In this module we have all the functions and data structures needed to describe the projection of a 3D scene space onto a 2D image plane.
In computer vision, we can map between the 3D world and a 2D image using projective geometry. The module implements the simplest camera model, the Pinhole Camera, which is the most basic model for general projective cameras from the finite cameras group.
The Pinhole Camera model is shown in the following figure:
Using this model, a scene view can be formed by projecting 3D points into the image plane using a perspective transformation.
- \(M'\) is a 3D point in space with coordinates \([X,Y,Z]^T\) expressed in a Euclidean coordinate system.
- \(m'\) is the projection of the 3D point \(M'\) onto the image plane with coordinates \([u,v]^T\) expressed in pixel units.
- \(K\) is the camera calibration matrix, also refered as the instrinsics parameters matrix.
- \(C\) is the principal point offset with coordinates \([u_0, v_0]^T\) at the origin in the image plane.
- \(fx, fy\) are the focal lengths expressed in pixel units.

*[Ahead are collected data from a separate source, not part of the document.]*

template <int KS2, int ST, int CB, int NWAVES = 8, int RING = 2, int AUX = 0>
__device__ __forceinline__ void scan_i8x16_body(const ScanI8Args &a, unsigned char *smem) {
    constexpr int NV = 2 * KS2;
    constexpr int NT = NWAVES * 64;
    constexpr int kStageVec = ST * NV * 64;
    constexpr int kBiasLoads = (ST * 32 + NT - 1) / NT;
    constexpr int TPS = kTilesPerSpan;
    constexpr int SPS = TPS / ST;
    constexpr int HC = CB / 2;
    constexpr int UNR = (ST * CB <= 16) ? ST : 1;
    static_assert(TPS % ST == 0 && ST >= 2 && CB % 2 == 0 && NWAVES <= 8, "bad geometry");
    static_assert(RING >= 2 && RING <= 8 && (RING == 2 || ST % 2 == 0), "bad ring");
    constexpr bool kDeep = RING > 2;
    static_assert(scan_i8x16_lds_bytes<KS2, ST, RING>() == RING * (kStageVec * 16 + ST * 32 * 4), "LDS size");
    const int mode = a.info->i8_mode;
    if (!mode) return;
    auto lds_a = [&](int buf) { return reinterpret_cast<int4v *>(smem + buf * (kStageVec * 16)); };
    auto lds_b = [&](int buf) { return reinterpret_cast<int *>(smem + RING * kStageVec * 16 + buf * (ST * 32 * 4)); };

    const int tid = threadIdx.x, lane = tid & 63;
    const int wave = __builtin_amdgcn_readfirstlane(tid >> 6);
    const int g = lane >> 4, h = g >> 1;
    const bool odd = (g & 1) != 0;
    const bool late = (NWAVES >= 2) && (wave >= NWAVES / 2);
    const int b = blockIdx.x;
    const int x = b & 7, jb = b >> 3;
    const int ci = jb / a.nqtiles, qt = jb - ci * a.nqtiles;
    const int chunk = x + 8 * ci;
    if (chunk >= a.nchunks) return;
    const int64_t q0 = (int64_t)qt * (NWAVES * 16 * CB) + wave * (16 * CB);
    const int64_t span0 = chunk_span0(chunk, a.spans_per_chunk, a.chunk_rem);
    int64_t span1 = chunk_span0(chunk + 1, a.spans_per_chunk, a.chunk_rem);
    if (span1 > a.nspans) span1 = a.nspans;
    const int64_t out_pitch = a.Qpad;
    const int64_t col0 = q0 + (odd ? 16 : 0) + (lane & 15);
    const int32_t *bias = a.bias8 + ((mode & 3) == 1 ? 0 : a.Npad);

    int4v bq[CB][KS2];
#pragma unroll
    for (int cb = 0; cb < CB; ++cb)
#pragma unroll
        for (int ks = 0; ks < KS2; ++ks) bq[cb][ks] = a.qpanels[((size_t)(q0 / 16 + cb) * KS2 + ks) * 64 + lane];
    const int nstages = (int)(span1 - span0) * SPS;
    const int INF = (int)kI8Inf;
    int m1[CB], m2[CB], M1[HC], M2[HC], Ms[HC];
#pragma unroll
    for (int cb = 0; cb < CB; ++cb) m1[cb] = m2[cb] = INF;
#pragma unroll
    for (int j = 0; j < HC; ++j) {
        M1[j] = M2[j] = INF;
        Ms[j] = 0;
    }

    constexpr int kPieces = kStageVec / 64;
    static_assert(kPieces % NWAVES == 0, "pieces must divide over the waves");
    constexpr int kBiasPieces = (ST / 2 + NWAVES - 1) / NWAVES;
    int stage_b[kBiasLoads];
    auto stage_issue = [&](int st, int buf) {
        const int64_t span = span0 + st / SPS;
        const int sq = st % SPS;
        const int4v *src = a.panels + ((size_t)(span * TPS + sq * ST) * NV) * 64;
        int4v *dst = lds_a(buf);
#pragma unroll
        for (int i = 0; i < kPieces / NWAVES; ++i) {
            const int p = wave + i * NWAVES;
            const int4v *gp = src + p * 64 + lane;
            __builtin_amdgcn_global_load_lds(
                reinterpret_cast<const __attribute__((address_space(1))) void *>(reinterpret_cast<uintptr_t>(gp)),
                reinterpret_cast<__attribute__((address_space(3))) void *>(
                    static_cast<uint32_t>(reinterpret_cast<uintptr_t>(dst + p * 64))),
                16, 0, AUX);
        }
        if (kDeep) {
#pragma unroll
            for (int i = 0; i < kBiasPieces; ++i) {
                const int j = (wave + i * NWAVES) % (ST / 2);
                const int t = 2 * j + (lane >> 5), gg = (lane >> 3) & 3, e = lane & 7;
                const int32_t *gp = bias + span * kSpanRows + gg * 128 + (sq * ST + t) * 8 + e;
                __builtin_amdgcn_global_load_lds(
                    reinterpret_cast<const __attribute__((address_space(1))) void *>(reinterpret_cast<uintptr_t>(gp)),
                    reinterpret_cast<__attribute__((address_space(3))) void *>(
                        static_cast<uint32_t>(reinterpret_cast<uintptr_t>(lds_b(buf) + j * 64))),
                    4, 0, 0);
            }
            return;
        }
#pragma unroll
        for (int i = 0; i < kBiasLoads; ++i) {
            const int e = tid + i * NT;
            if (e < ST * 32) {
                const int t = e >> 5, gg = (e >> 3) & 3, r = e & 7;
                stage_b[i] = bias[span * kSpanRows + gg * 128 + (sq * ST + t) * 8 + r];
            }
        }
    };
    auto stage_bias_store = [&](int buf) {
        if (kDeep) return;
#pragma unroll
        for (int i = 0; i < kBiasLoads; ++i)
            if (tid + i * NT < ST * 32) lds_b(buf)[tid + i * NT] = stage_b[i];
    };
    auto ring_issue = [&](int st) { stage_issue(st < nstages ? st : nstages - 1, st % RING); };
    auto ring_wait = [&]() {
        constexpr int kKeep = (RING - 2) * (kPieces / NWAVES + kBiasPieces);
        static_assert(kKeep < 64, "vmcnt is a 6-bit counter");
        asm volatile("s_waitcnt vmcnt(%0)" ::"n"(kKeep) : "memory");
        __builtin_amdgcn_s_barrier();
        asm volatile("" ::: "memory");
    };
    auto flush_bin = [&](int64_t span) {
        const size_t o = (size_t)(span * 2 + h) * out_pitch + col0;
#pragma unroll
        for (int j = 0; j < HC; ++j) {
            const int p1 = swap16(odd ? m1[2 * j] : m1[2 * j + 1]), p2 = swap16(odd ? m2[2 * j] : m2[2 * j + 1]);
            const int a1 = odd ? m1[2 * j + 1] : m1[2 * j], a2 = odd ? m2[2 * j + 1] : m2[2 * j];
            const int b1 = imin(a1, p1), b2 = imin(imax(a1, p1), imin(a2, p2));
            __builtin_nontemporal_store(__int_as_float(b1), a.bin_m1 + o + j * 32);
            __builtin_nontemporal_store(__int_as_float(b2), a.bin_m2 + o + j * 32);
            M2[j] = imin(imed3(M1[j], M2[j], b1), b2);
            if (b1 < M1[j]) Ms[j] = (int)span;
            M1[j] = imin(M1[j], b1);
        }
#pragma unroll
        for (int cb = 0; cb < CB; ++cb) m1[cb] = m2[cb] = INF;
    };

    if (kDeep) {
#pragma unroll
        for (int s = 0; s < RING - 1; ++s) ring_issue(s);
    } else {
        stage_issue(0, 0);
    }
    stage_bias_store(0);
    if (kDeep) ring_wait();
    else __syncthreads();

    if (a.nq_valid > 0 && q0 >= a.nq_valid) {
        for (int st = 0; st < nstages; ++st) {
            if (kDeep) {
                ring_issue(st + RING - 1);
                ring_wait();
                continue;
            }
            if (st + 1 < nstages) {
                stage_issue(st + 1, (st & 1) ^ 1);
                stage_bias_store((st & 1) ^ 1);
            }
            __syncthreads();
        }
        return;
    }

    if constexpr (NWAVES == 8 && RING == 2 && UNR == 1) {
        scan_i8x16_batch_loop<KS2, ST, CB>(smem, bq, m1, m2, nstages, span0, lane, stage_issue, stage_bias_store, flush_bin);
    } else {
    int4v fr[NV], cin[2], acc[2][CB];
    auto read_phase = [&](const int4v *A_tile, const int4v *c_tile) {
#pragma unroll
        for (int v = 0; v < NV; ++v) fr[v] = A_tile[v * 64 + lane];
        cin[0] = c_tile[0];
        cin[1] = c_tile[1];
    };
    auto mfma_phase = [&]() {
#pragma unroll
        for (int ks = 0; ks < KS2; ++ks)
#pragma unroll
            for (int rb = 0; rb < 2; ++rb)
#pragma unroll
                for (int cb = 0; cb < CB; ++cb)
                    acc[rb][cb] = __builtin_amdgcn_mfma_i32_16x16x64_i8(fr[2 * ks + rb], bq[cb][ks], ks == 0 ? cin[rb] : acc[rb][cb], 0, 0, 0);
    };
    const unsigned id_hi = odd ? 16u : 0u;
    auto select_phase = [&](int t_bin) {
        const unsigned idv = (unsigned)__builtin_amdgcn_readfirstlane(t_bin) | id_hi;
#pragma unroll
        for (int cb = 0; cb < CB; ++cb) {
            const int t1 = imin(imin(acc[0][cb][0], acc[0][cb][1]), acc[0][cb][2]);
            const int t2 = imin(imin(acc[0][cb][3], acc[1][cb][0]), acc[1][cb][1]);
            const int q = imin(imin(imin(acc[1][cb][2], acc[1][cb][3]), t1), t2);
            const int v = (int)(((unsigned)q << 6) | idv);
            m2[cb] = imed3(m1[cb], m2[cb], v);
            m1[cb] = imin(m1[cb], v);
        }
    };
    if (a.prio == 1 && late) __builtin_amdgcn_s_setprio(1);
    else if (a.prio == 2 && !late) __builtin_amdgcn_s_setprio(1);
    if (!late) {
        for (int st = 0; st < nstages; ++st) {
            const int buf = kDeep ? st % RING : st & 1;
            if (kDeep) ring_issue(st + RING - 1);
            else if (st + 1 < nstages) stage_issue(st + 1, buf ^ 1);
            const int4v *A = lds_a(buf);
            const int4v *B4 = reinterpret_cast<const int4v *>(lds_b(buf)) + g * 2;
            const int ts0 = (st % SPS) * ST;
            read_phase(A, B4);
#pragma unroll UNR
            for (int t = 0; t < ST; ++t) {
                __builtin_amdgcn_sched_barrier(0);
                mfma_phase();
                __builtin_amdgcn_sched_barrier(0);
                if (t + 1 < ST) read_phase(A + (t + 1) * NV * 64, B4 + (t + 1) * 8);
                select_phase(ts0 + t);
            }
            __builtin_amdgcn_sched_barrier(0);
            if (ts0 + ST == TPS) flush_bin(span0 + st / SPS);
            if (!kDeep && st + 1 < nstages) stage_bias_store(buf ^ 1);
            if (kDeep) ring_wait();
            else __syncthreads();
        }
    } else {
#pragma unroll
        for (int rb = 0; rb < 2; ++rb)
#pragma unroll
            for (int cb = 0; cb < CB; ++cb)
#pragma unroll
                for (int r = 0; r < 4; ++r) acc[rb][cb][r] = (int)(kI8Inf >> 6);
        for (int st = 0; st < nstages; ++st) {
            const int buf = kDeep ? st % RING : st & 1;
            if (kDeep) ring_issue(st + RING - 1);
            else if (st + 1 < nstages) stage_issue(st + 1, buf ^ 1);
            const int4v *A = lds_a(buf);
            const int4v *B4 = reinterpret_cast<const int4v *>(lds_b(buf)) + g * 2;
            const int ts0 = (st % SPS) * ST;
#pragma unroll UNR
            for (int t = 0; t < ST; ++t) {
                __builtin_amdgcn_sched_barrier(0);
                read_phase(A + t * NV * 64, B4 + t * 8);
                select_phase((ts0 + t + TPS - 1) % TPS);
                if (t == 0 && st > 0 && ts0 == 0) flush_bin(span0 + st / SPS - 1);
                __builtin_amdgcn_sched_barrier(0);
                mfma_phase();
            }
            __builtin_amdgcn_sched_barrier(0);
            if (!kDeep && st + 1 < nstages) stage_bias_store(buf ^ 1);
            if (kDeep) ring_wait();
            else __syncthreads();
        }
        select_phase(TPS - 1);
        flush_bin(span1 - 1);
    }
    }

    const size_t so = (size_t)(chunk * 2 + h) * a.Qpad + col0;
#pragma unroll
    for (int j = 0; j < HC; ++j) {
        a.sb_m1[so + j * 32] = __int_as_float(M1[j]);
        a.sb_m2[so + j * 32] = __int_as_float(M2[j]);
        a.sb_span[so + j * 32] = Ms[j];
    }
}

The camera rotation and translation are expressed in terms of Euclidean coordinate frame, also known as the world coordinates system. This terms are usually expressed by the joint rotation-translation matrix \([R|t]\), or also called as the extrinsics parameters matrix. It is used to describe the camera pose around a static scene and translates the coordinates of a 3D point \((X,Y,Z)\) to a coordinate sytstem respect to the camera.